Reproduce exactly, from the data that follows, the line with "const int l = i", the line with "for (int t = lane;", and every line that lies between them.

Saved data entries

******

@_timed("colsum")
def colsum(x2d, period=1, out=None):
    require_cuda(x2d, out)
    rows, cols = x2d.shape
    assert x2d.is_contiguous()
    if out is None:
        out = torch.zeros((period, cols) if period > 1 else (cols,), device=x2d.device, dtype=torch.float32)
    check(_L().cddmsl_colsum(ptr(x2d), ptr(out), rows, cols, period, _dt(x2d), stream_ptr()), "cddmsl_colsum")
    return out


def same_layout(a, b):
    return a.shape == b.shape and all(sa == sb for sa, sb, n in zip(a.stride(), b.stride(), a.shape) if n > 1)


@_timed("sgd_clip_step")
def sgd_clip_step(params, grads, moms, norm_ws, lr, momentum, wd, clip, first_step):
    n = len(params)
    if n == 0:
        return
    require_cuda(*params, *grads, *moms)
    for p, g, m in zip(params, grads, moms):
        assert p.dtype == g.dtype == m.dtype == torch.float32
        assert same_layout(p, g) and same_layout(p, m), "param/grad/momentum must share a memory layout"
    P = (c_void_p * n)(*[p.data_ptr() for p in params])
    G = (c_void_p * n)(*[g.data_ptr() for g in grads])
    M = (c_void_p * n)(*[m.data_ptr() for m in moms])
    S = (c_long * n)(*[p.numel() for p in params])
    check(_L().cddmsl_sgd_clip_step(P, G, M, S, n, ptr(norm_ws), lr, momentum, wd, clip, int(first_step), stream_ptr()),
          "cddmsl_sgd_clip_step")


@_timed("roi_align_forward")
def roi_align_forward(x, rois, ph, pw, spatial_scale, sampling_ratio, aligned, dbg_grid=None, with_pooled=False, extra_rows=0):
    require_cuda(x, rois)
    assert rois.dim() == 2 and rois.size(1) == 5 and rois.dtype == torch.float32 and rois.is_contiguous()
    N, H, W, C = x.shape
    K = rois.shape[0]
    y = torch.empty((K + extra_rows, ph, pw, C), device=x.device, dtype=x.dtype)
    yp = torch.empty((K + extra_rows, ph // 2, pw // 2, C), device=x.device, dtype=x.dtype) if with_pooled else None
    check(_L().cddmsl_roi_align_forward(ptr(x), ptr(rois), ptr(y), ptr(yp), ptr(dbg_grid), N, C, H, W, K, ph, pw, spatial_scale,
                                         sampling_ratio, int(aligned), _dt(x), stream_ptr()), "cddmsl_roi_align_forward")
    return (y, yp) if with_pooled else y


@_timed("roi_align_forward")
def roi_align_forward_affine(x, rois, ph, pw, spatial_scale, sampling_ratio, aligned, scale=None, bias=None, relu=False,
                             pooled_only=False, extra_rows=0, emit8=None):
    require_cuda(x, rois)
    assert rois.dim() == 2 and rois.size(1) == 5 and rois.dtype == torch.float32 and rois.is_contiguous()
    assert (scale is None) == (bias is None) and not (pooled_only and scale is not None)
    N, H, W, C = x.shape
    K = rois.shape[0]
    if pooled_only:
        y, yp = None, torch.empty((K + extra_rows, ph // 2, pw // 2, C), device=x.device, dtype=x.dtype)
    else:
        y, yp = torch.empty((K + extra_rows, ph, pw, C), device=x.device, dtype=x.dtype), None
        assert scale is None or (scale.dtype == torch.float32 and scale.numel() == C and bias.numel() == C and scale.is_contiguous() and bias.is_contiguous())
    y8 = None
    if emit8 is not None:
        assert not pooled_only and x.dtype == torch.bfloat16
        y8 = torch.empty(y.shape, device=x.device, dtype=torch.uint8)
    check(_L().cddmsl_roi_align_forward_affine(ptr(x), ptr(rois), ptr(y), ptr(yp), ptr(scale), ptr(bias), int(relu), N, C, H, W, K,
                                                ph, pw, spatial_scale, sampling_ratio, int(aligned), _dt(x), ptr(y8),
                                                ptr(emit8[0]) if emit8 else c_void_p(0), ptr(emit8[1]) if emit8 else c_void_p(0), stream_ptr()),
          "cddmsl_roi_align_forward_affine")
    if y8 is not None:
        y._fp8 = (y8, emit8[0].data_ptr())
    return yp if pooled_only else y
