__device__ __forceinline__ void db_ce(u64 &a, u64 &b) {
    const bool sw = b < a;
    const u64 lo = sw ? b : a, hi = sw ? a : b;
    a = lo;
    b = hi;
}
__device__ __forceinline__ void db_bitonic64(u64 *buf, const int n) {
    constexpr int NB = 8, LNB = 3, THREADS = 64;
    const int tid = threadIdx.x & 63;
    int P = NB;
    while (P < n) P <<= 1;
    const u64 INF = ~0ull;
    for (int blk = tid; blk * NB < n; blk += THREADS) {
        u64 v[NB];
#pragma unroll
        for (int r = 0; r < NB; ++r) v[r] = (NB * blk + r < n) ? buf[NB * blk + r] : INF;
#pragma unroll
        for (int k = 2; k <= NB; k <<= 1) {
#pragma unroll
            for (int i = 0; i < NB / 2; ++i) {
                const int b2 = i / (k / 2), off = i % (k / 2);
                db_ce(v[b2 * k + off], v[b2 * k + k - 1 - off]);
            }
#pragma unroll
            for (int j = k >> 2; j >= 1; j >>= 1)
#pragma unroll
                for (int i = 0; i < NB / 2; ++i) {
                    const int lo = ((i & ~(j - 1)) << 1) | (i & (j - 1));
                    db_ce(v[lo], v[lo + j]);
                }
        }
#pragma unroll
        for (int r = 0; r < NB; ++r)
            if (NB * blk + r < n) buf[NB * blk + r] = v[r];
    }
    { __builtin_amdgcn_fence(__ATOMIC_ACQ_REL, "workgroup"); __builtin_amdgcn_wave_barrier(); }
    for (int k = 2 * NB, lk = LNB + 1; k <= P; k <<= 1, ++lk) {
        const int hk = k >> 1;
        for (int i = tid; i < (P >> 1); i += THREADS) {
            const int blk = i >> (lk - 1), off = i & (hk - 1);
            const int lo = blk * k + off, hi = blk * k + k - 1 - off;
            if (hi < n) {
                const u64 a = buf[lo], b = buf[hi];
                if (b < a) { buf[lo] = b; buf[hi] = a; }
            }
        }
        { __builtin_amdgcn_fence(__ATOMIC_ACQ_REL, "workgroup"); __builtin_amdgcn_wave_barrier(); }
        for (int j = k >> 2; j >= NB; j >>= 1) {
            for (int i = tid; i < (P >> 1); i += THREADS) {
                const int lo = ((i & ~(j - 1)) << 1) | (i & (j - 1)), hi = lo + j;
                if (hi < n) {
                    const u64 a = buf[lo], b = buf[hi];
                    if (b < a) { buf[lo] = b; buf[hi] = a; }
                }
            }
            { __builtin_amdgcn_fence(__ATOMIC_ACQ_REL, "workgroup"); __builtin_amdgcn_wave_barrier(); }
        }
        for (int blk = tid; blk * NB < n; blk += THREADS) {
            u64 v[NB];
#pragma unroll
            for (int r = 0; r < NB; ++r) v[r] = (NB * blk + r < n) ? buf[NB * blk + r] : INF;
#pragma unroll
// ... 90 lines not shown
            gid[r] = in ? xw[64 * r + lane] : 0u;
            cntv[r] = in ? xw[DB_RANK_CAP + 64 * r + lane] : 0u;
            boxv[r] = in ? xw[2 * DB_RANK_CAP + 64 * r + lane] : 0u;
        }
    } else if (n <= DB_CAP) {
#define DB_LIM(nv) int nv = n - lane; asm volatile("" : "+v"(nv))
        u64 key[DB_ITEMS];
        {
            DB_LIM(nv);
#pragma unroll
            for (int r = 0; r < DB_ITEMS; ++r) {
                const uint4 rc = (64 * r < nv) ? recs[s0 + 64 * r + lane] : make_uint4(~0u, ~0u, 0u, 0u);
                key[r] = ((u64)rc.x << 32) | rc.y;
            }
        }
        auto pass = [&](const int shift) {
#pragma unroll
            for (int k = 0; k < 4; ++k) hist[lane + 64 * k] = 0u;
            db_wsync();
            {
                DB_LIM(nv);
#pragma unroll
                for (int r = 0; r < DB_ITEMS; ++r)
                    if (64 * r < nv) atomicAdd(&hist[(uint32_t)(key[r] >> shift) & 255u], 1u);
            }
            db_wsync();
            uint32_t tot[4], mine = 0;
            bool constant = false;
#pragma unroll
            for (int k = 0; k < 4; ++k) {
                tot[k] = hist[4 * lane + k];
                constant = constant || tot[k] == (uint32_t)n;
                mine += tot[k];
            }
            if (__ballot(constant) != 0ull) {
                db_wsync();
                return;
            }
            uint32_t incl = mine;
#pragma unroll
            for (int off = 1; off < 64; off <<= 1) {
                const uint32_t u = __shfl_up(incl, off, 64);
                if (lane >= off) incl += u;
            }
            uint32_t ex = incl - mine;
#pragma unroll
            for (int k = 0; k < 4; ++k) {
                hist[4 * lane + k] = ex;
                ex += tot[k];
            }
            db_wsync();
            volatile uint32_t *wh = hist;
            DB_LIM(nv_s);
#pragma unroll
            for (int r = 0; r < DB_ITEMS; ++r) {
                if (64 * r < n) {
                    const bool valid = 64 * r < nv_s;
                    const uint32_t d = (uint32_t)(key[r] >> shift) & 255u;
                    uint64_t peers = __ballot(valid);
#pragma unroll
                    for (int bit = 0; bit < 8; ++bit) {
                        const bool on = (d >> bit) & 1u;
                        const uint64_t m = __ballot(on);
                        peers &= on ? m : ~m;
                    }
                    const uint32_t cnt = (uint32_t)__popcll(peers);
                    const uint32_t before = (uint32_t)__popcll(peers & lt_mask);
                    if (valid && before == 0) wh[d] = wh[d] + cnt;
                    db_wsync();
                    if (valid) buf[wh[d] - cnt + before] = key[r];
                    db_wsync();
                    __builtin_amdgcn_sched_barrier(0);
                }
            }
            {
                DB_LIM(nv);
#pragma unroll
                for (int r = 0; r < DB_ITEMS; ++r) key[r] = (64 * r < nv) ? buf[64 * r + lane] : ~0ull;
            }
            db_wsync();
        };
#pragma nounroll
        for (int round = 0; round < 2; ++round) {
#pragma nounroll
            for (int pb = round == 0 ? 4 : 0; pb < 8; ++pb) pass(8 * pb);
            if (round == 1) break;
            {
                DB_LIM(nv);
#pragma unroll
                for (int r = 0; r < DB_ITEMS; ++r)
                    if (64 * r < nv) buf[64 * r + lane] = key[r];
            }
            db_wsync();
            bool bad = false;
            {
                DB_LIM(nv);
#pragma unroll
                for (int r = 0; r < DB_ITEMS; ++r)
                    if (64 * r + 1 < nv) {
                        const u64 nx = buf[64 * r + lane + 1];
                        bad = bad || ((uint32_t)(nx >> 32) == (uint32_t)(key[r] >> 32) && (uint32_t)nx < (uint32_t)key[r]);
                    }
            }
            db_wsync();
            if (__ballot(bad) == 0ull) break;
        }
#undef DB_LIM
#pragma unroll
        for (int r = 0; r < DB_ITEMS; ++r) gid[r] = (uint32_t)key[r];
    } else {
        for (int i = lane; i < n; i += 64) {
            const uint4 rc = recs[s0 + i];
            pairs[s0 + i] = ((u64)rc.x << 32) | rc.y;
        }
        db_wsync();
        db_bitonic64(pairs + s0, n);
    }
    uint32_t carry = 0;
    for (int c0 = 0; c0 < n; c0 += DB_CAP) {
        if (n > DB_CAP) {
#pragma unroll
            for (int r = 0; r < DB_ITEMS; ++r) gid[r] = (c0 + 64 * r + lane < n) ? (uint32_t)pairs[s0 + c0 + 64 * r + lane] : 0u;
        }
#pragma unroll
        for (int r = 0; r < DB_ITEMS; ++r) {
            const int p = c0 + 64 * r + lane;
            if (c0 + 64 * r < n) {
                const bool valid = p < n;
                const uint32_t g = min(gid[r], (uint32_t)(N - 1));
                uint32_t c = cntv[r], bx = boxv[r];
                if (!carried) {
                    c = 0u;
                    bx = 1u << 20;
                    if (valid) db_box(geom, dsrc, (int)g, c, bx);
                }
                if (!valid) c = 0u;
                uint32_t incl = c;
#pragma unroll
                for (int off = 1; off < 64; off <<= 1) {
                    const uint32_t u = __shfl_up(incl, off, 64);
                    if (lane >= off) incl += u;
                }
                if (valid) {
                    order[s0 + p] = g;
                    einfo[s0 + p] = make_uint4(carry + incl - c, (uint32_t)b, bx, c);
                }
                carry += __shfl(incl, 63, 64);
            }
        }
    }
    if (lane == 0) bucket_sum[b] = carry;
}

******

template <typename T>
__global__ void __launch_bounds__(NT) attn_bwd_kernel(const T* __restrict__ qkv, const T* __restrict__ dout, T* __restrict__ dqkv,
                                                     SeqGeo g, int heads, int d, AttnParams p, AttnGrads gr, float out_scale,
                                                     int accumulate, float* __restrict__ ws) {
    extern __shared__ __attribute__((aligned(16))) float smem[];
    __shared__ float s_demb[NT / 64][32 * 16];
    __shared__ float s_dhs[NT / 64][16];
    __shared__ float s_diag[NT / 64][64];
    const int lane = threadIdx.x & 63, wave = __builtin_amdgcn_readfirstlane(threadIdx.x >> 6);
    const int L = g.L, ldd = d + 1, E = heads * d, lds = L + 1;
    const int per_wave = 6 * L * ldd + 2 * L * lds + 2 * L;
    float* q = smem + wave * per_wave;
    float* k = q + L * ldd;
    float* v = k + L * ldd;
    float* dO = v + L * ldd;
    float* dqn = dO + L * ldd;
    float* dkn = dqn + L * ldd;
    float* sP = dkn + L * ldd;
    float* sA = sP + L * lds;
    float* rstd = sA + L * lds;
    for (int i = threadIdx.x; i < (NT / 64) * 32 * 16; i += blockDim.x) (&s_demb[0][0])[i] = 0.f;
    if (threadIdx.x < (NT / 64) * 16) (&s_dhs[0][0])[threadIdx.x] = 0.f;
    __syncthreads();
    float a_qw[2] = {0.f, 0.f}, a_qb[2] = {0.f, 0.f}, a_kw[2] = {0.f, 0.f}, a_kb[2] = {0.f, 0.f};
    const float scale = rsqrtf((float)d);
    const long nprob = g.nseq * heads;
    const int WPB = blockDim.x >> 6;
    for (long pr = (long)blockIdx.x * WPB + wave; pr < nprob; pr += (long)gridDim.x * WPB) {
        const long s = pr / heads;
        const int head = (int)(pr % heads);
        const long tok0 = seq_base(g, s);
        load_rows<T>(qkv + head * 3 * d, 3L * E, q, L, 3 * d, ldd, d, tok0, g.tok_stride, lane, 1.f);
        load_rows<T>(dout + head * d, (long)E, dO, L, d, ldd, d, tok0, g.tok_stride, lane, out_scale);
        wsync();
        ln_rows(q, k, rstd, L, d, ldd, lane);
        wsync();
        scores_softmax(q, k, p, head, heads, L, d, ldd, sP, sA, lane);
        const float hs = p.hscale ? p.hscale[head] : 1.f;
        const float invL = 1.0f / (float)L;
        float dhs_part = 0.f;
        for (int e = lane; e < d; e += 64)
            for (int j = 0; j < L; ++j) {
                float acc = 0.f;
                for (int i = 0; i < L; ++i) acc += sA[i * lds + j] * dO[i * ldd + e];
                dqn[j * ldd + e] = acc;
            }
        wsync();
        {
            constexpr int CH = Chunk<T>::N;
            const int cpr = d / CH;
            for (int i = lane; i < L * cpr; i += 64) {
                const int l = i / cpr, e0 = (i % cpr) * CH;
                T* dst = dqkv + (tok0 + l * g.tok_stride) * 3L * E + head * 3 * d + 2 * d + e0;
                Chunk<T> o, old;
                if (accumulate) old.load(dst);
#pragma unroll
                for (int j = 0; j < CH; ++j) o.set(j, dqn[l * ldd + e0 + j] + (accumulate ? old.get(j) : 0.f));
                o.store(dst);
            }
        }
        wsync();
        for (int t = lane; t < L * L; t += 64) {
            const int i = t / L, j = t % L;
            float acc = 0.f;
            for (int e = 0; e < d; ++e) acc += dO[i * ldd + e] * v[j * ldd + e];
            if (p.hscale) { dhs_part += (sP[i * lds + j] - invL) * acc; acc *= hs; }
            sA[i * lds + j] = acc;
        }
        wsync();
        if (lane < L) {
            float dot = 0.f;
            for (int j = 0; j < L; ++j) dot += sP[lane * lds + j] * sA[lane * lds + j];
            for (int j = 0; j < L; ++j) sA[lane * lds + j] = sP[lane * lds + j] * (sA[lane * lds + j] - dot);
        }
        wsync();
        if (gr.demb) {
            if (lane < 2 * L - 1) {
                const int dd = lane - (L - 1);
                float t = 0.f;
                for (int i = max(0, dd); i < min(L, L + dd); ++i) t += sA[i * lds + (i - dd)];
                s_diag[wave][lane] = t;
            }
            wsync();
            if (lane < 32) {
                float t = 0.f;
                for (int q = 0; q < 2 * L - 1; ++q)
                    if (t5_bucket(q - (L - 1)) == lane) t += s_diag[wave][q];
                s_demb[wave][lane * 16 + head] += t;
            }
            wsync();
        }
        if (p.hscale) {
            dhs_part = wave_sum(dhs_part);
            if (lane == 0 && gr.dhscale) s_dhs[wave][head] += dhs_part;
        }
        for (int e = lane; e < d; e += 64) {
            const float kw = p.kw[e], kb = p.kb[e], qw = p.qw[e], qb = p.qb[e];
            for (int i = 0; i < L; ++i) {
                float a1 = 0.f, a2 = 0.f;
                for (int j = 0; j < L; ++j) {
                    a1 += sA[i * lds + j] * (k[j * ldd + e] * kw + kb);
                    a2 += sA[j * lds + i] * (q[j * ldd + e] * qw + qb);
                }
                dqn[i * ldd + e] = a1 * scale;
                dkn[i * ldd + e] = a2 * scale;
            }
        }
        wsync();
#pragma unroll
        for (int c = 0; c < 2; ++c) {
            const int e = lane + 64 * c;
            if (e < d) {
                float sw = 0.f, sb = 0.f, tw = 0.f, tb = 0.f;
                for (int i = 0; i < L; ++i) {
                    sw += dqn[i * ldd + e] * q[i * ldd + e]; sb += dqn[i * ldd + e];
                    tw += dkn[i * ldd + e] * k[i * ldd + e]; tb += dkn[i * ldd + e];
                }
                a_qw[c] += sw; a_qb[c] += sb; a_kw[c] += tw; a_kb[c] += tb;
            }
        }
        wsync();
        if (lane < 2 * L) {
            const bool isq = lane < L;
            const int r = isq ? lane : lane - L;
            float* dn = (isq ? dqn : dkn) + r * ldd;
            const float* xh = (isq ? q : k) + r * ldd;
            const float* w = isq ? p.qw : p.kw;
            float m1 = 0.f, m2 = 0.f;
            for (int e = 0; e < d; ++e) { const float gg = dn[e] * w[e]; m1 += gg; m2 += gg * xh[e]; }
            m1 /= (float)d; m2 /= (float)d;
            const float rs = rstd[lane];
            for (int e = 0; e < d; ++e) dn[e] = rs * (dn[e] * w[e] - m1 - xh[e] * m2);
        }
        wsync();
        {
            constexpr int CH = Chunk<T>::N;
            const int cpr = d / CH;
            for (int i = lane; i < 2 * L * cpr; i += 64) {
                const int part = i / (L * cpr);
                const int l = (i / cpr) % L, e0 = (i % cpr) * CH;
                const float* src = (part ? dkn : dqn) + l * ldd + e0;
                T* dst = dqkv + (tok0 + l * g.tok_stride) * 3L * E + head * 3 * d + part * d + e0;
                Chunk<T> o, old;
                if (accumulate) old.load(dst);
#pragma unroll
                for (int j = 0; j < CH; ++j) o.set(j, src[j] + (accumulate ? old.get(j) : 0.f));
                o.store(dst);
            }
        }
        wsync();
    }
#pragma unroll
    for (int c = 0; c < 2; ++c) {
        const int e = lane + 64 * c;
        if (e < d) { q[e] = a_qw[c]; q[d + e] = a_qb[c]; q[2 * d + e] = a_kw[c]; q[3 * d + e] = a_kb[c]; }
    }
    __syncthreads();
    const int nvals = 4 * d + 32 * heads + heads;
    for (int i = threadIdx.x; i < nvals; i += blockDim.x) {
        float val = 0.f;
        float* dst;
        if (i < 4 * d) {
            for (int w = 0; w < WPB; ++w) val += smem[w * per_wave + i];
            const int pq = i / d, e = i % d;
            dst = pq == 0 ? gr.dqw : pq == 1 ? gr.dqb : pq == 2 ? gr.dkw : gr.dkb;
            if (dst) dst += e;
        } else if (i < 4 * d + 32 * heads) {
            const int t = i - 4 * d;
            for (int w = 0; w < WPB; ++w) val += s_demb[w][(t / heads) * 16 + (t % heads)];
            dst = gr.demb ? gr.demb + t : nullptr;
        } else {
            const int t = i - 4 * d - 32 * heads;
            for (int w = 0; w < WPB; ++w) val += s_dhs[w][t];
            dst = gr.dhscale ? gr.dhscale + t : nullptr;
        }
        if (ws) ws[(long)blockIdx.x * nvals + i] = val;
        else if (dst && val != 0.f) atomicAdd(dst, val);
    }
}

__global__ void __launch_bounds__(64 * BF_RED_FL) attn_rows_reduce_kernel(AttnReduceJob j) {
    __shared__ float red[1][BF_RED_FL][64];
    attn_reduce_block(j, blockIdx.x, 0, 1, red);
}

******

Result for this exercise:
                const int l = i / cpr, e0 = (i % cpr) * CH;
                T* dst = dqkv + (tok0 + l * g.tok_stride) * 3L * E + head * 3 * d + 2 * d + e0;
                Chunk<T> o, old;
                if (accumulate) old.load(dst);
#pragma unroll
                for (int j = 0; j < CH; ++j) o.set(j, dqn[l * ldd + e0 + j] + (accumulate ? old.get(j) : 0.f));
                o.store(dst);
            }
        }
        wsync();
        for (int t = lane; t < L * L; t += 64) {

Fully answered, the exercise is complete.